### Exercise input

########################################

@@ -189,94 +193,64 @@
   if (wg == 0) {
     setmaxnreg_dec<24>();
     if (warp == 0 && elect_one()) {
-      mbar_arrive_expect_tx(q_full, TILE_BYTES);
-      tma_load_2d(smem + OFF_Q, &tmQKV, q_full, h * DH, row0 + qgrp * BQ);
+      mbar_arrive_expect_tx(q_full, Q_BYTES);
+      tma_load_2d(smem + OFF_Q, &tmQ, q_full, h * DH, row0 + qgrp * BQ);
       Ring r;
       for (int it = 0; it < nblk; ++it, r.advance()) {
         const int kb = blist ? blist[it] : it;
         const int s = r.stage;
         mbar_wait(&k_empty[s], r.phase ^ 1u);
         mbar_arrive_expect_tx(&k_full[s], TILE_BYTES);
-        tma_load_2d(smem + OFF_K + s * TILE_BYTES, &tmQKV, &k_full[s], DMODEL + h * DH, row0 + kb * 128);
+        tma_load_2d(smem + OFF_K + s * TILE_BYTES, &tmKV, &k_full[s], DMODEL + h * DH, row0 + kb * 128);
         mbar_wait(&v_empty[s], r.phase ^ 1u);
         mbar_arrive_expect_tx(&v_full[s], TILE_BYTES);
-        tma_load_2d(smem + OFF_V + s * TILE_BYTES, &tmQKV, &v_full[s], 2 * DMODEL + h * DH, row0 + kb * 128);
+        tma_load_2d(smem + OFF_V + s * TILE_BYTES, &tmKV, &v_full[s], 2 * DMODEL + h * DH, row0 + kb * 128);
       }
     }
     return;
   }
 
-  setmaxnreg_inc<240>();
-  const int half = wg - 1;
+  const int cw = wg - 1;
+  if (cw >= nact) return;
+  setmaxnreg_inc<160>();
   const int wq = warp & 3;
   const float c = p.scale_log2;
-  const uint32_t q_addr = smem_u32(smem + OFF_Q) + half * 64 * 128;
+  const uint32_t q_addr = smem_u32(smem + OFF_Q) + cw * 64 * 128;
   float m_run[2] = {-INFINITY, -INFINITY}, l_run[2] = {0.f, 0.f};
   float o[DH / 2];
 #pragma unroll
   for (int i = 0; i < DH / 2; ++i) o[i] = 0.f;
 
   mbar_wait(q_full, 0);
-  if (nblk > 0) {
-    const uint32_t k_base = smem_u32(smem + OFF_K), v_base = smem_u32(smem + OFF_V);
-    Ring kr, vr;
+  const uint32_t k_base = smem_u32(smem + OFF_K), v_base = smem_u32(smem + OFF_V);
+  Ring r;
+#pragma unroll 1
+  for (int it = 0; it < nblk; ++it, r.advance()) {
     float sc[64], alpha[2];
     uint32_t pa[8][4];
-
-    mbar_wait(&k_full[kr.stage], kr.phase);
+    mbar_wait(&k_full[r.stage], r.phase);
     wgmma_fence();
-    issue_qk(sc, q_addr, k_base + kr.stage * TILE_BYTES);
+    issue_qk(sc, q_addr, k_base + r.stage * TILE_BYTES);
     wgmma_wait<0>();
     wgmma_fence_operand(sc);
-    mbar_arrive(&k_empty[kr.stage]);
-    kr.advance();
-    softmax_block(sc, maskw, m_run, l_run, alpha, c, lane);
-
-#pragma unroll 1
-    for (int it = 1; it < nblk; ++it) {
-      wgmma_wait<0>();
-      wgmma_fence_operand(o);
-      if (it >= 2) {
-        mbar_arrive(&v_empty[vr.stage]);
-        vr.advance();
-      }
-      scale_o(o, alpha);
-      pack_p(pa, sc);
-      mbar_wait(&k_full[kr.stage], kr.phase);
-      mbar_wait(&v_full[vr.stage], vr.phase);
-      wgmma_fence_operand(o);
-      wgmma_fence();
-      issue_qk(sc, q_addr, k_base + kr.stage * TILE_BYTES);
-      issue_pv(o, pa, v_base + vr.stage * TILE_BYTES);
-      wgmma_wait<1>();
-      wgmma_fence_operand(sc);
-      mbar_arrive(&k_empty[kr.stage]);
-      kr.advance();
-      softmax_block(sc, maskw + it * 4, m_run, l_run, alpha, c, lane);
-    }
-
+    if (lane == 0) mbar_arrive(&k_empty[r.stage]);
+    softmax_block(sc, maskw + it * 4, m_run, l_run, alpha, c, lane);
+    scale_o(o, alpha);
+    pack_p(pa, sc);
+    mbar_wait(&v_full[r.stage], r.phase);
+    wgmma_fence_operand(o);
+    wgmma_fence();
+    issue_pv(o, pa, v_base + r.stage * TILE_BYTES);
     wgmma_wait<0>();
     wgmma_fence_operand(o);
-    if (nblk >= 2) {
-      mbar_arrive(&v_empty[vr.stage]);
-      vr.advance();
-    }
-    scale_o(o, alpha);
-    pack_p(pa, sc);
-    mbar_wait(&v_full[vr.stage], vr.phase);
-    wgmma_fence_operand(o);
-    wgmma_fence();
-    issue_pv(o, pa, v_base + vr.stage * TILE_BYTES);
-    wgmma_wait<0>();
-    wgmma_fence_operand(o);
-    mbar_arrive(&v_empty[vr.stage]);
+    if (lane == 0) mbar_arrive(&v_empty[r.stage]);
   }
 
 #pragma unroll
   for (int hr = 0; hr < 2; ++hr) {
     const float l = quad_sum(l_run[hr]);
     const float inv = l > 0.f ? 1.f / l : 0.f;
-    const int row = qgrp * BQ + half * 64 + wq * 16 + hr * 8 + (lane >> 2);
+    const int row = qgrp * BQ + cw * 64 + wq * 16 + hr * 8 + (lane >> 2);
     if (row >= len) continue;
     __half* dst = p.out + ((size_t)row0 + row) * p.ldo + h * DH + 2 * (lane & 3);
 #pragma unroll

########################################

### Exercise aim
Within the listing above, each line containing "tmKV" is counted once; report the total and nothing else.

### Result for this task
2